Excerpted data Start Marker

struct PackedUnit {
    uint64_t p, q;
    bool live;
    uint32_t len, seed;
    uint64_t r0;
    uint32_t excl, total;
    __device__ __forceinline__ uint64_t start() const { return r0 + excl; }
    __device__ __forceinline__ bool ok(const CsumArgs &a) const
    {
        return start() <= a.arena_bytes && len <= a.arena_bytes - start();
    }
};

__device__ __forceinline__ PackedUnit packed_unit(const CsumArgs &a, uint32_t lane)
{
    PackedUnit u;
    const uint64_t base = static_cast<uint64_t>(blockIdx.x) * 64;
    u.p = base + lane;
    u.live = u.p < a.n;
    u.q = u.live ? u.p : a.n - 1;
    const uint32_t zero_v = __builtin_amdgcn_mbcnt_lo(0u, 0u);
    const uint64_t r0v = a.blk_off[(base >> 6) + zero_v];
    u.len = u.live ? static_cast<uint32_t>(a.len16[u.q]) : 0u;
    u.seed = (a.seed && u.live) ? static_cast<uint32_t>(a.seed[u.q]) : 0u;
    u.r0 = first_lane_u64(r0v) + a.base_adjust;
    const uint32_t pad = (u.len + a.align_mask) & ~a.align_mask;
    const uint32_t incl = wave_incl_scan(pad);
    u.excl = incl - pad;
    u.total = __builtin_amdgcn_readlane(incl, 63);
    return u;
}

template <bool BUF, bool MASKED, int N>
__device__ __forceinline__ uint32_t ack_unit_sum(const CsumArgs &a, __amdgpu_buffer_rsrc_t rsrc, uint64_t recs,
                                                 uint64_t start, uint32_t len, uint4 (&own)[N])
{
    static_assert(N >= 4, "four chunks hold an ACK-sized packet");
    uint32_t mine = 0;
#pragma unroll
    for (int i = 0; i < 4; ++i)
        own[i] = own_chunk<BUF>(a, rsrc, recs, start, len, i);
#pragma unroll
    for (int i = 0; i < 4; ++i) {
        uint4 x = own[i];
        if (16u * i + 16u > len)
            x = 16u * i < len ? keep_first(x, len - 16u * i) : make_uint4(0, 0, 0, 0);
        if constexpr (MASKED)
            own[i] = x;
        mine = sad4(x, mine);
    }
    return mine;
}

template <bool BUF, int N>
__device__ __forceinline__ uint32_t unaligned_head(const CsumArgs &a, __amdgpu_buffer_rsrc_t rsrc, uint64_t recs,
                                                   uint64_t start, uint32_t len, bool present, uint4 (&own)[N])
{
    const uint64_t b0 = start & ~15ull;
    const uint32_t s0 = static_cast<uint32_t>(start & 15);
#pragma unroll
    for (int i = 0; i < N; ++i)
        own[i] = own_chunk<BUF>(a, rsrc, recs, b0, present ? s0 + len : 0u, i);
#pragma unroll
    for (int i = 0; i < N; ++i) {
        const int lo = static_cast<int>(s0) - 16 * i, hi = static_cast<int>(s0 + len) - 16 * i;
        own[i] = make_uint4(keep_bytes(own[i].x, lo, hi, 0), keep_bytes(own[i].y, lo, hi, 4),
                            keep_bytes(own[i].z, lo, hi, 8), keep_bytes(own[i].w, lo, hi, 12));
    }
    return s0;
}
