static int dense_launch(const float* A, const void* planes, const float* bias, float* C, int M, int N, int K,
                        long long lda, long long ldc, int in_mode, const float* in_scale, const float* in_shift,
                        const float* mask_src, float alpha, const float* res, int res_rows, long long ldr,
                        const float* out_mask, double* stats, int stats_capacity_rows, int* stats_rows_out, void* stream) {
    const int accumulate = res != nullptr;
    PTTS_REQUIRE(!res || (res_rows > 0 && ldr >= N && M <= 8LL * res_rows), "dense_bf16x6: bad residual (rows %d, ldr %lld)", res_rows, ldr);
    PTTS_REQUIRE(A && planes && C, "dense_bf16x6: null matrix");
    PTTS_REQUIRE(ptts_dense_bf16x6_supported(M, N, K, lda, ldc), "dense_bf16x6: unsupported shape M=%d N=%d K=%d lda=%lld ldc=%lld (K and lda must be multiples of 4)", M, N, K, lda, ldc);
    PTTS_REQUIRE(lda >= K && ldc >= N, "dense_bf16x6: bad leading dims");
    PTTS_REQUIRE(in_mode >= 0 && in_mode <= 2, "dense_bf16x6: bad in_mode %d", in_mode);
    PTTS_REQUIRE((in_scale == nullptr) == (in_shift == nullptr), "dense_bf16x6: scale/shift must come together");
    PTTS_REQUIRE(in_mode != PTTS_IN_MASKMUL || mask_src, "dense_bf16x6: MASKMUL needs mask_src");
    PTTS_REQUIRE(in_mode == PTTS_IN_LRELU || !in_scale, "dense_bf16x6: scale/shift need PTTS_IN_LRELU");
    PTTS_REQUIRE(!(out_mask && bias), "dense_bf16x6: out_mask with bias is not defined");
    PTTS_REQUIRE(alpha >= 0.f && alpha <= 1.f, "dense_bf16x6: LeakyReLU slope %g outside [0, 1]", alpha);
    const bool vec_out = N % 4 == 0 && ldc % 4 == 0 && ((uintptr_t)C & 15) == 0 && (!bias || ((uintptr_t)bias & 15) == 0) &&
                         (!out_mask || ((uintptr_t)out_mask & 15) == 0) && (!res || (((uintptr_t)res & 15) == 0 && ldr % 4 == 0));
    PTTS_REQUIRE(((uintptr_t)A & 15) == 0 && (!mask_src || ((uintptr_t)mask_src & 15) == 0) &&
                 (!in_scale || (((uintptr_t)in_scale | (uintptr_t)in_shift) & 15) == 0), "dense_bf16x6: A, its mask and scale/shift must be 16-byte aligned");
    DenseArgs g;
    g.A = A; g.mask_src = mask_src; g.in_scale = in_scale; g.in_shift = in_shift; g.planes = (const u16*)planes; g.bias = bias;
    g.out_mask = out_mask; g.C = C; g.M = M; g.N = N; g.K = K;
    g.NT = (N + NBLK - 1) / NBLK * (NBLK / 16); g.KS = (K + BK - 1) / BK;
    g.lda = lda; g.ldc = ldc; g.alpha = alpha; g.out_alpha = alpha; g.accumulate = accumulate; g.has_affine = in_scale != nullptr; g.vec_out = vec_out;
    g.res = res; g.res_rows = res ? res_rows : 1; g.ldr = ldr;
    g.bsA = g.bsP = g.bsC = 0;
    const int cb = (N + NBLK - 1) / NBLK;
    const int mt = pick_mt(M, cb);
    const dim3 grid((unsigned)((M + 16 * mt - 1) / (16 * mt)), (unsigned)cb);
    g.stats = stats;
    g.om_scale = g_om_scale; g.om_shift = g_om_shift;
    if (stats) {
        PTTS_REQUIRE(vec_out, "dense_bf16x6_stats: N and ldc must be multiples of 4, C (and bias) 16-byte aligned");
        PTTS_REQUIRE(stats_capacity_rows >= (int)grid.x, "dense_bf16x6_stats: room for %d rows of sums, %d needed", stats_capacity_rows, (int)grid.x);
        *stats_rows_out = (int)grid.x;
    }
    hipStream_t st = (hipStream_t)stream;
    const bool one = ptts::bf16_products();
#define DNS_L(MODE, AFF, MT) do { if (one) hipLaunchKernelGGL((dense_bf16x6_kernel<MODE, AFF, MT, 1>), grid, dim3(THREADS), 0, st, g); \
                                  else hipLaunchKernelGGL((dense_bf16x6_kernel<MODE, AFF, MT, 3>), grid, dim3(THREADS), 0, st, g); } while (0)
#define DNS_M(MT)                                                                \
    do {                                                                         \
        if (in_mode == PTTS_IN_LRELU) { if (in_scale) DNS_L(PTTS_IN_LRELU, true, MT); else DNS_L(PTTS_IN_LRELU, false, MT); } \
        else if (in_mode == PTTS_IN_MASKMUL) DNS_L(PTTS_IN_MASKMUL, false, MT);  \
        else DNS_L(PTTS_IN_NONE, false, MT);                                     \
    } while (0)
    switch (mt) {
        case 4: DNS_M(4); break;
        case 5: DNS_M(5); break;
        case 6: DNS_M(6); break;
        case 7: DNS_M(7); break;
        default: DNS_M(8); break;
    }
#undef DNS_M
#undef DNS_L
    return check_launch("dense_bf16x6");
}

extern "C" int ptts_conv1d_freq_kernel_planes(const float* w, const float* tw, void* planes, int NB, int KW, int Cin, int N, int Kh,
                                              void* stream) {
    PTTS_REQUIRE(w && tw && planes && NB > 0 && Cin > 0 && N > 0, "conv1d_freq_kernel_planes: bad arguments");
    PTTS_REQUIRE(Kh >= Cin && Kh % 8 == 0, "conv1d_freq_kernel_planes: Kh=%d must be a multiple of 8 and >= Cin=%d", Kh, Cin);
    const int NT = (N + NBLK - 1) / NBLK * (NBLK / 16), KS = (2 * Kh + BK - 1) / BK;
    const long long total = (long long)NT * KS * 64;
    const long long fstride = (long long)(ptts_dense_planes_bytes(N, 2 * Kh) / sizeof(u16));
    const dim3 grid((unsigned)((total + 255) / 256), (unsigned)((NB + WDFT_FCH - 1) / WDFT_FCH));
#define WDFT(KWv) hipLaunchKernelGGL(conv1d_wdft_planes_kernel<KWv>, grid, dim3(256), 0, (hipStream_t)stream, w, tw, (u16*)planes, fstride, NB, Cin, N, Kh, NT, KS)
    switch (KW) {
        case 3: WDFT(3); break;
        case 5: WDFT(5); break;
        case 7: WDFT(7); break;
        case 9: WDFT(9); break;
        case 11: WDFT(11); break;
        case 21: WDFT(21); break;
        default: set_error("conv1d_freq_kernel_planes: KW=%d not instantiated (3, 5, 7, 9, 11, 21)", KW); return PTTS_EINVAL;
    }
#undef WDFT
    return check_launch("conv1d_freq_kernel_planes");
}
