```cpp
int ppt_cross_entropy_rows(const float *logits, const int64_t *labels, float smoothing, int64_t R, int C, int64_t ignore_index,
                           float *loss, float *dlogits, float *partial, void *stream);

int ppt_rows_matmul_f32(const float *A, const float *W, int M, int K, int N, float alpha, float *out, void *stream);

int ppt_head_logits(const float *feat, const float *w, const float *text, const float *logit_scale, int B, int F, int E, int C,
                    float *spc, float *logits, void *stream);
int ppt_head_ce_bwd(const float *logits, const int64_t *labels, const float *spc, const float *text, float smoothing, int B,
                    int E, int C, float *loss, float *d_text, void *stream);

int ppt_linear3_gelu(const float *pts, int64_t M, const float *w, const float *b, int C, void *y,
                     int y_dtype, void *stream);
int ppt_cls_max_pool(const void *x, int x_dtype, int B, int T, int D, float *out, int32_t *argmax,
                     void *stream);
int ppt_three_nn_interp_fwd(const float *points1, int D1, const float *points2, int D2, const int64_t *idx, const float *dist,
                            int B, int N, int S, void *out, int out_dtype, int ld_out, float *weight_out, void *stream);
int ppt_scatter_rows_bwd(const int64_t *idx, const float *weight, const float *d_rows, int64_t ld, int col_off, int B, int E,
                         int rows_div, int S, int C, float *d_src, void *stream);
int ppt_sum_groups(const float *x, int64_t G, int k, int C, float *out, void *stream);

int ppt_gather_add(const void *P, int p_dtype, const float *Q, const int64_t *idx, int B, int Nsrc, int S, int K,
                   int C, void *y, int y_dtype, float *part_sum, float *part_m2, void *stream);
int ppt_pool_finish(const void *pmax, const void *pmin, int p_dtype, int G, int fold, int C, const float *scale,
                    const float *shift, void *out, int out_dtype, int64_t ld_out, void *stream);
int ppt_bn_act_rows(const float *x, int M, int C, const float *scale, const float *shift, const float *mask,
// ... 72 lines not shown
```

### ppt_amd/_lib.py

```python
import ctypes
import os

_HERE = os.path.dirname(os.path.abspath(__file__))
LIB_PATH = os.environ.get("PPT_HIP_LIB") or os.path.join(_HERE, "csrc", "libppt_hip.so")
_lib = None

PPT_F32, PPT_BF16, PPT_F16 = 0, 1, 2
A_PLAIN, A_AFFINE_RELU, A_CONV1 = 0, 1, 2
ACT_NONE, ACT_RELU, ACT_GELU, ACT_QUICKGELU = 0, 1, 2, 3

c_void_p, c_int, c_int64, c_float, c_size_t = (ctypes.c_void_p, ctypes.c_int, ctypes.c_int64,
                                               ctypes.c_float, ctypes.c_size_t)
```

Excerpted data End Marker

▶ _What to work on_
Please count how many lines in the preceding records hold the word "present", then give only that number.

▶ _Answer for the task_
2